A child rides a scooter in the colonnade of the Victory Museum at Poklonnaya Hill War Memorial Park in Moscow, Russia, 27 August 2023. Photo: EPA-EFE/YURI KOCHETKOV

A child rides a scooter in the colonnade of the Victory Museum at Poklonnaya Hill War Memorial Park in Moscow, Russia, 27 August 2023. Photo: EPA-EFE/YURI KOCHETKOV

The authorities in northwest Russia’s Vologda region are to discuss introducing a total ban on abortions later this month, Vologda Governor Georgy Filimonov announced at a meeting of the regional government on Thursday.

Filimonov said the regional government planned to discuss “the need to ban abortions even in private clinics”, calling the move the result of studies carried out jointly by regional organisations “with the assistance of the Russian Orthodox Church”, in comments reported by TASS.

“The fight against the depopulation of the Russian North” has been one of Filimonov’s main priorities as governor, and he recently signed controversial legislation into law limiting the sale of alcohol to just two hours per day on weekdays, and has offered payouts to doctors for dissuading their patients from having abortions.

If approved, the total ban on abortion would be the first of its kind introduced by a Russian region, although the implications of such a measure are unclear, as abortions remain legal under Russian federal law.

While the abortion rate in Russia has dropped sharply since the early 2000s — from over 2 million abortions annually in 2000 to just over half a million in 2022 — several regions and Russian-occupied Crimea have introduced restrictions on abortions over the past few years in an attempt to boost Russia’s dwindling birth rates.
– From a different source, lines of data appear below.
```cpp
constexpr int CIH = TH + 4, CIW = TW + 4, CPLANE = CIH * CIW;
template <int CIN, bool RELU, int TAG>
__global__ __launch_bounds__(256, 2) void conv3x3_comp_kernel(
    const float* __restrict__ in, const float* __restrict__ wp, const float* __restrict__ bias,
    float* __restrict__ out, int B, int H, int W, int COUT, int gx, int gy, int ntiles) {
    constexpr int KCH = CK * 9;
    __shared__ __attribute__((aligned(16))) float lds[CK * CPLANE + KCH * NT];
    float* lds_in = lds;
    float* lds_w = lds + CK * CPLANE;
    const int tid = threadIdx.x;
    const int lane = tid & 63;
    const int wave = __builtin_amdgcn_readfirstlane(tid >> 6);
    const int col = lane & 31, h = lane >> 5;
    const ConvBlock blk = conv_decode(COUT / NT, gx, gy, ntiles);
    if (!blk.valid) return;
    const int ct = blk.ct, co0 = ct * NT;
    const int x0 = blk.bx * TW, y0 = blk.by * TH;
    const int pair0 = y0 / H, yin = y0 % H, half0 = x0 / W, xin = x0 % W;
    const int rb = (H - yin) < TH ? (H - yin) : TH;
    const int cb = (W - xin) < TW ? (W - xin) : TW;
    auto frame_of = [&](int pr, int pc) { const int hf = half0 + pc; const int f = 2 * (pair0 + pr) + hf; return (hf <= 1 && f < B) ? f : -1; };
    if (frame_of(0, 0) < 0 && frame_of(0, 1) < 0 && frame_of(1, 0) < 0 && frame_of(1, 1) < 0) return;

    f32x16 acc[2][2];
    {
        const float b0 = bias[co0 + col], b1 = bias[co0 + 32 + col];
#pragma unroll
        for (int r = 0; r < 16; ++r) { acc[0][0][r] = b0; acc[1][0][r] = b0; acc[0][1][r] = b1; acc[1][1][r] = b1; }
    }
    int aoff[9];
    {
        const int r0 = 2 * wave;
        const int base = (r0 + (r0 >= rb ? 2 : 0)) * CIW + col + (col >= cb ? 2 : 0);
#pragma unroll
        for (int s = 0; s < 9; ++s) {
            const int k0 = 2 * s, k1 = 2 * s + 1;
            const int o0 = (k0 / 9) * CPLANE + ((k0 % 9) / 3) * CIW + (k0 % 9) % 3;
            const int o1 = (k1 / 9) * CPLANE + ((k1 % 9) / 3) * CIW + (k1 % 9) % 3;
            aoff[s] = (h ? o1 : o0) + base;
        }
    }
    const int boff = h * NT + col;
    const float* wp_ct = wp + (size_t)ct * (CIN / CK) * KCH * NT;

    constexpr int S_IT = (CIH * CIW * (CK / 4) + 255) / 256;
    int s_goff[S_IT], s_loff[S_IT];
#pragma unroll
    for (int it = 0; it < S_IT; ++it) {
        const int idx = tid + it * 256;
        const int cq = idx % (CK / 4), pix = idx / (CK / 4);
        const int lr = pix / CIW, lc = pix % CIW;
        const int pr = lr >= rb + 2, hr = lr - (pr ? rb + 2 : 0), nr = pr ? TH - rb : rb;
        const int pc = lc >= cb + 2, hc = lc - (pc ? cb + 2 : 0), nc = pc ? TW - cb : cb;
        const bool slot = idx < CIH * CIW * (CK / 4) && nr > 0 && nc > 0 && hr < nr + 2 && hc < nc + 2;
        const int y = (pr ? 0 : yin) + hr - 1, x = (pc ? 0 : xin) + hc - 1;
        const int f = frame_of(pr, pc);
        s_loff[it] = slot ? (cq * 4) * CPLANE + lr * CIW + lc : -1;
        s_goff[it] = (slot && f >= 0 && y >= 0 && y < H && x >= 0 && x < W) ? ((f * H + y) * W + x) * CIN + cq * 4 : -1;
    }
    static_assert((CIN / CK) % 2 == 0, "paired chunk fetch");
    float4 v_odd[S_IT];
    for (int ch = 0; ch < CIN / CK; ++ch) {
        __syncthreads();
#pragma unroll
        for (int it = 0; it < S_IT; ++it) {
            if (s_loff[it] < 0) continue;
            float4 v = make_float4(0.f, 0.f, 0.f, 0.f);
            if ((ch & 1) == 0) {
                v_odd[it] = v;
                if (s_goff[it] >= 0) {
                    v = *reinterpret_cast<const float4*>(in + s_goff[it] + ch * CK);
                    v_odd[it] = *reinterpret_cast<const float4*>(in + s_goff[it] + (ch + 1) * CK);
                }
            } else {
                v = v_odd[it];
            }
            float* d = lds_in + s_loff[it];
            d[0] = v.x; d[CPLANE] = v.y; d[2 * CPLANE] = v.z; d[3 * CPLANE] = v.w;
        }
        conv_stage_weights(lds_w, wp_ct + (size_t)ch * KCH * NT, tid);
        __syncthreads();
        conv_chunk_mma<CPLANE, CIW>(lds_in, lds_w, aoff, boff, acc);
    }
#pragma unroll
    for (int mb = 0; mb < 2; ++mb) {
        const int r = 2 * wave + mb, pr = r >= rb;
        const int y = pr ? r - rb : yin + r;
#pragma unroll
        for (int q = 0; q < 16; ++q) {
            const int c = (q & 3) + 8 * (q >> 2) + 4 * h, pc = c >= cb;
            const int x = pc ? c - cb : xin + c;
            const int f = frame_of(pr, pc);
            if (f < 0) continue;
            float v0 = acc[mb][0][q], v1 = acc[mb][1][q];
            if (RELU) { v0 = fmaxf(v0, 0.f); v1 = fmaxf(v1, 0.f); }
            float* o = out + (((size_t)f * H + y) * W + x) * COUT + co0 + col;
            o[0] = v0; o[32] = v1;
        }
    }
}

template <typename PX>
__device__ __forceinline__ float px_value(PX v) {
    if constexpr (sizeof(PX) == 1) return (float)v * 0.003921568859368563f;
    else return v;
}

template <typename PX>
__global__ __launch_bounds__(256, 2) void conv1ab_fused_kernel(
    const PX* __restrict__ img, int stride, const float* __restrict__ w1a , const float* __restrict__ b1a,
    const float* __restrict__ wp, const float* __restrict__ bias, float* __restrict__ out, int H, int W, long long frame_step ) {
    constexpr int CIN = 64, COUT = 64, KCH = CK * 9;
    constexpr int MH = TH + 4, MW = TW + 4;
    __shared__ __attribute__((aligned(16))) float lds[CK * PLANE + KCH * NT + MH * MW];
    float* lds_in = lds;
    float* lds_w = lds + CK * PLANE;
    float* lds_img = lds_w + KCH * NT;

    const int tid = threadIdx.x;
    const int lane = tid & 63;
    const int wave = __builtin_amdgcn_readfirstlane(tid >> 6);
    const int col = lane & 31, h = lane >> 5;
    const int b = blockIdx.z;
    const int x0 = blockIdx.x * TW, y0 = blockIdx.y * TH;

    f32x16 acc[2][2];
    {
        const float b0 = bias[col], b1 = bias[32 + col];
#pragma unroll
        for (int r = 0; r < 16; ++r) { acc[0][0][r] = b0; acc[1][0][r] = b0; acc[0][1][r] = b1; acc[1][1][r] = b1; }
    }
    int aoff[9];
    conv_a_offsets(aoff, h, wave, col);
    const int boff = h * NT + col;

    const PX* im = img + (long long)b * frame_step;
    for (int idx = tid; idx < MH * MW; idx += 256) {
        const int py = idx / MW, px = idx % MW;
        const int gy = y0 - 2 + py, gx = x0 - 2 + px;
        float v = 0.f;
        if (gy >= 0 && gy < H && gx >= 0 && gx < W) v = px_value(im[(size_t)gy * stride + gx]);
        lds_img[idx] = v;
    }

    constexpr int P_IT = (IH * IW + 255) / 256;
    int p_loff[P_IT]; bool p_inb[P_IT]; float p_iv[P_IT][9];
    __syncthreads();
#pragma unroll
    for (int it = 0; it < P_IT; ++it) {
        const int p = tid + it * 256;
        const int py = p / IW, px = p % IW;
        const int gy = y0 - 1 + py, gx = x0 - 1 + px;
        p_loff[it] = p < IH * IW ? py * TWS + px : -1;
        p_inb[it] = gy >= 0 && gy < H && gx >= 0 && gx < W;
#pragma unroll
        for (int k = 0; k < 9; ++k) p_iv[it][k] = p < IH * IW ? lds_img[(py + k / 3) * MW + px + k % 3] : 0.f;
    }

    for (int ch = 0; ch < CIN / CK; ++ch) {
        __syncthreads();
#pragma unroll
        for (int it = 0; it < P_IT; ++it) {
            if (p_loff[it] < 0) continue;
#pragma unroll
            for (int e = 0; e < CK; ++e) {
                const int c = ch * CK + e;
                float a = b1a[c];
#pragma unroll
                for (int k = 0; k < 9; ++k) a = fmaf(p_iv[it][k], w1a[k * 64 + c], a);
                lds_in[e * PLANE + p_loff[it]] = p_inb[it] ? fmaxf(a, 0.f) : 0.f;
            }
        }
        conv_stage_weights(lds_w, wp + (size_t)ch * KCH * NT, tid);
        __syncthreads();
        conv_chunk_mma(lds_in, lds_w, aoff, boff, acc);
    }
    conv_store<true, true>(acc, out, b, H, W, COUT, x0, y0, 0, wave, col, h);
}

void launch_conv1ab_fused(hipStream_t s, const void* img, bool img_f32, int stride, int B, int H, int W, const float* w1a,
                          const float* b1a, const float* wp, const float* bias, float* out, long long frame_step) {
    dim3 grid((W + TW - 1) / TW, (H + TH - 1) / TH, B);
    if (frame_step == 0) frame_step = (long long)stride * H;
    if (img_f32) hipLaunchKernelGGL((conv1ab_fused_kernel<float>), grid, dim3(256), 0, s, (const float*)img, stride, w1a, b1a, wp, bias, out, H, W, frame_step);
    else hipLaunchKernelGGL((conv1ab_fused_kernel<uint8_t>), grid, dim3(256), 0, s, (const uint8_t*)img, stride, w1a, b1a, wp, bias, out, H, W, frame_step);
}

#define RFE_CONV_LAUNCH(CIN, POOL, RELU, TAG)                                                                            \
    hipLaunchKernelGGL((conv3x3_mfma_kernel<CIN, POOL, RELU, TAG>), dim3(conv_grid(gx, gy, B, cout / NT)), dim3(256), 0, s, in, wp, bias, out, H, W, cout, gx, gy, gx * gy * B)

constexpr int CONV_T16_PX = 12000, CONV_T16_PX64 = 20000, CONV_T16P_PX128 = 20000;

bool conv3x3_reads_t16(int cin, int cout, bool pool) { return (cin == 128 || (cin == 64 && !pool)) && cout % T16_NC == 0; }

void launch_conv3x3(hipStream_t s, const float* in, int B, int H, int W, int cin, const float* wp,
                    const float* bias, int cout, bool relu, bool pool, float* out, int tag) {
    const int gx = (W + TW - 1) / TW, gy = (H + TH - 1) / TH;
    const long long px = (long long)B * H * W;
    constexpr int CONV_SMALL = 700;
    const bool small = (long long)gx * gy * B * (cout / NT) < CONV_SMALL && (cin == 64 || cin == 128);
    if (small && relu && !pool && px <= (cin == 64 ? CONV_T16_PX64 : CONV_T16_PX) && cout % T16_NC == 0) {
        const int sx = (W + T16_W - 1) / T16_W, sy = (H + T16_H - 1) / T16_H;
        constexpr int CONV_T16_NC16 = 1000;
        if (cin == 128 && (long long)sx * sy * B * (cout / T16_NC) < CONV_T16_NC16) {
            const dim3 g16(conv_grid(sx, sy, B, cout / 16));
            constexpr int b16 = 3 * (T16D_PIX * T16_CK + T16D_WROWS * 16) * 4;
            static bool l16_[64];
            ensure_dynamic_lds((const void*)conv3x3_t16d_kernel<128, true, 16>, b16, l16_);
            hipLaunchKernelGGL((conv3x3_t16d_kernel<128, true, 16>), g16, dim3(256), b16, s, in, wp, bias, out, H, W, cout, sx, sy, sx * sy * B);
            return;
        }
        const dim3 gs(conv_grid(sx, sy, B, cout / T16_NC));
        constexpr int bytes = 3 * (T16D_PIX * T16_CK + T16D_WROWS * T16_NC) * 4;
        static bool ls_[2][64];
        if (cin == 128) {
            ensure_dynamic_lds((const void*)conv3x3_t16d_kernel<128, true>, bytes, ls_[0]);
            hipLaunchKernelGGL((conv3x3_t16d_kernel<128, true>), gs, dim3(256), bytes, s, in, wp, bias, out, H, W, cout, sx, sy, sx * sy * B);
        } else {
            ensure_dynamic_lds((const void*)conv3x3_t16d_kernel<64, true>, bytes, ls_[1]);
            hipLaunchKernelGGL((conv3x3_t16d_kernel<64, true>), gs, dim3(256), bytes, s, in, wp, bias, out, H, W, cout, sx, sy, sx * sy * B);
        }
        return;
    }
    if (relu && pool && cin == 128 && px <= CONV_T16P_PX128 && cout % T16_NC == 0 && H % 2 == 0 && W % 2 == 0) {
        const int sx = (W + T16_W - 1) / T16_W, sy = (H + T16_H - 1) / T16_H;
        constexpr int b16 = 3 * (T16D_PIX * T16_CK + T16D_WROWS * 16) * 4;
        static bool lp_[64];
        ensure_dynamic_lds((const void*)conv3x3_t16d_kernel<128, true, 16, true>, b16, lp_);
        hipLaunchKernelGGL((conv3x3_t16d_kernel<128, true, 16, true>), dim3(conv_grid(sx, sy, B, cout / 16)), dim3(256), b16, s, in, wp, bias, out, H, W, cout, sx, sy, sx * sy * B);
        return;
    }
    if (small && (!pool || relu)) {
        const int sx = (W + TW - 1) / TW, sy = (H + STH - 1) / STH;
        const dim3 gs(conv_grid(sx, sy, B, cout / SNT));
        if (pool) {
            if (cin == 128) hipLaunchKernelGGL((conv3x3_small_kernel<128, true, true>), gs, dim3(256), 0, s, in, wp, bias, out, H, W, cout, sx, sy, sx * sy * B);
            else hipLaunchKernelGGL((conv3x3_small_kernel<64, true, true>), gs, dim3(256), 0, s, in, wp, bias, out, H, W, cout, sx, sy, sx * sy * B);
        }
        else if (cin == 128 && relu) hipLaunchKernelGGL((conv3x3_small_kernel<128, true>), gs, dim3(256), 0, s, in, wp, bias, out, H, W, cout, sx, sy, sx * sy * B);
        else if (cin == 128) hipLaunchKernelGGL((conv3x3_small_kernel<128, false>), gs, dim3(256), 0, s, in, wp, bias, out, H, W, cout, sx, sy, sx * sy * B);
        else if (relu) hipLaunchKernelGGL((conv3x3_small_kernel<64, true>), gs, dim3(256), 0, s, in, wp, bias, out, H, W, cout, sx, sy, sx * sy * B);
        else hipLaunchKernelGGL((conv3x3_small_kernel<64, false>), gs, dim3(256), 0, s, in, wp, bias, out, H, W, cout, sx, sy, sx * sy * B);
        return;
    }
    if (!pool && relu && cin == 128 && (tag == L_4A || tag == L_4B || tag == L_PA || tag == L_DA) && B >= 2 &&
        H % 2 == 0 && W >= TW && H >= TH && (H % TH != 0 || W % TW != 0) &&
        (long long)B * H * W * cin < (1ll << 31)) {
        const int cx = (2 * W + TW - 1) / TW, cy = (((B + 1) / 2) * H + TH - 1) / TH;
        const dim3 gc(conv_grid(cx, cy, 1, cout / NT));
        switch (tag) {
            case L_4A: hipLaunchKernelGGL((conv3x3_comp_kernel<128, true, L_4A>), gc, dim3(256), 0, s, in, wp, bias, out, B, H, W, cout, cx, cy, cx * cy); return;
            case L_4B: hipLaunchKernelGGL((conv3x3_comp_kernel<128, true, L_4B>), gc, dim3(256), 0, s, in, wp, bias, out, B, H, W, cout, cx, cy, cx * cy); return;
            case L_PA: hipLaunchKernelGGL((conv3x3_comp_kernel<128, true, L_PA>), gc, dim3(256), 0, s, in, wp, bias, out, B, H, W, cout, cx, cy, cx * cy); return;
            default: hipLaunchKernelGGL((conv3x3_comp_kernel<128, true, L_DA>), gc, dim3(256), 0, s, in, wp, bias, out, B, H, W, cout, cx, cy, cx * cy); return;
        }
    }
    switch (tag) {
        case L_2A: RFE_CONV_LAUNCH(64, false, true, L_2A); return;
        case L_2B: RFE_CONV_LAUNCH(64, true, true, L_2B); return;
        case L_3A: RFE_CONV_LAUNCH(64, false, true, L_3A); return;
        case L_3B: RFE_CONV_LAUNCH(128, true, true, L_3B); return;
        case L_4A: RFE_CONV_LAUNCH(128, false, true, L_4A); return;
        case L_4B: RFE_CONV_LAUNCH(128, false, true, L_4B); return;
        case L_PA: RFE_CONV_LAUNCH(128, false, true, L_PA); return;
        case L_DA: RFE_CONV_LAUNCH(128, false, true, L_DA); return;
        default: break;
    }
#define RFE_CONV_GEN(CIN)                                                    \
    do {                                                                     \
        if (pool && relu) RFE_CONV_LAUNCH(CIN, true, true, 0);               \
        else if (relu) RFE_CONV_LAUNCH(CIN, false, true, 0);                 \
        else if (pool) RFE_CONV_LAUNCH(CIN, true, false, 0);                 \
        else RFE_CONV_LAUNCH(CIN, false, false, 0);                          \
    } while (0)
    if (cin == 64) RFE_CONV_GEN(64);
    else if (cin == 128) RFE_CONV_GEN(128);
    else if (cin == 16) RFE_CONV_GEN(16);
    else if (cin == 32) RFE_CONV_GEN(32);
}

}
```

Measured before the change: 956.7 frames/s.

## Relayout conv LDS tiles for immediate-offset reads and software-pipeline MFMA fetches

```diff
diff --git a/rover-slam_amd/csrc/sp_conv.hip b/rover-slam_amd/csrc/sp_conv.hip
--- a/rover-slam_amd/csrc/sp_conv.hip
+++ b/rover-slam_amd/csrc/sp_conv.hip
@@ -5,10 +5,19 @@
 
 constexpr int TH = 8, TW = 32, IH = TH + 2, IW = TW + 2;
 constexpr int TWS = IW;
-constexpr int PLANE = IH * TWS;
 constexpr int NT = CONV_NT;
+typedef float f32x2 __attribute__((ext_vector_type(2)));
+typedef const volatile __attribute__((address_space(3))) f32x2* conv_lds_f32x2_t;
 
 constexpr int CK = CONV_CK;
+
+constexpr int ATW = TW + 4;
+constexpr int AROW = (CK / 2) * ATW;
+template <int ROWS>
+__host__ __device__ constexpr int conv_a_index(int ci, int row, int x) { return (ci & 1) * ROWS * AROW + row * AROW + (ci >> 1) * ATW + x; }
+template <int ROWS>
+constexpr int conv_a_words() { return 2 * ROWS * AROW; }
+static_assert((CK - 2) / 2 * ATW + AROW <= 255, "a chunk's A reads are immediates of ds_read2_b32");
 
 size_t packed_conv3x3_count(int cin, int cout, bool pool) { return (size_t)cout * cin * 9 * (conv3x3_reads_t16(cin, cout, pool) ? 2 : 1); }
 
@@ -37,42 +46,65 @@
                         }
 }
 
-__device__ __forceinline__ void conv_a_offsets(int (&aoff)[9], int h, int wave, int col) {
+template <int ROWS>
+__device__ __forceinline__ void conv_a_offsets(int (&aoff)[9], int h, int row0, int col0) {
 #pragma unroll
     for (int s = 0; s < 9; ++s) {
         const int k0 = 2 * s, k1 = 2 * s + 1;
-        const int o0 = (k0 / 9) * PLANE + ((k0 % 9) / 3) * TWS + (k0 % 9) % 3;
-        const int o1 = (k1 / 9) * PLANE + ((k1 % 9) / 3) * TWS + (k1 % 9) % 3;
-        aoff[s] = (h ? o1 : o0) + (2 * wave) * TWS + col;
-    }
-}
-
-template <int PLANE_ = PLANE, int BLK1_ = TWS>
-__device__ __forceinline__ void conv_chunk_mma(const float* lds_in, const float* lds_w, const int (&aoff)[9], int boff,
-                                               f32x16 (&acc)[2][2]) {
-#pragma unroll 1
-    for (int cp = 0; cp < CK / 2; ++cp) {
-        const float* ap = lds_in + cp * 2 * PLANE_;
-        const float* bp = lds_w + cp * 18 * NT + boff;
-#pragma unroll
-        for (int s = 0; s < 9; ++s) {
-            const float a0 = ap[aoff[s]], a1 = ap[aoff[s] + BLK1_];
-            const float b0 = bp[2 * s * NT], b1 = bp[2 * s * NT + 32];
-            acc[0][0] = __builtin_amdgcn_mfma_f32_32x32x2f32(a0, b0, acc[0][0], 0, 0, 0);
-            acc[0][1] = __builtin_amdgcn_mfma_f32_32x32x2f32(a0, b1, acc[0][1], 0, 0, 0);
-            acc[1][0] = __builtin_amdgcn_mfma_f32_32x32x2f32(a1, b0, acc[1][0], 0, 0, 0);
-            acc[1][1] = __builtin_amdgcn_mfma_f32_32x32x2f32(a1, b1, acc[1][1], 0, 0, 0);
-        }
-    }
-}
+        const int o0 = conv_a_index<ROWS>(k0 / 9, (k0 % 9) / 3, (k0 % 9) % 3);
+        const int o1 = conv_a_index<ROWS>(k1 / 9, (k1 % 9) / 3, (k1 % 9) % 3);
+        aoff[s] = (h ? o1 : o0) + conv_a_index<ROWS>(0, row0, col0);
+        asm volatile("" : "+v"(aoff[s]));
+    }
+}
+
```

Measures introduced have included banning private clinics from offering abortions, and introducing fines for doctors found to have “persuaded” women to terminate a pregnancy. Nevertheless, a proposal by the Nizhny Novgorod regional parliament for a federal ban on abortions in private clinics was rejected by the State Duma in December 2023.

Despite a Kremlin campaign aimed at raising Russia’s plummeting birth rate that has led to the introduction of fines for spreading so-called “child-free propaganda” in broadcast media and online, it has so far stopped short of banning abortions altogether.

In December, Vladimir Putin admitted that the issue of abortions in Russia was a “sensitive” one and that the government had to consider “religious beliefs and demographic issues” but also “a woman’s right to choose”.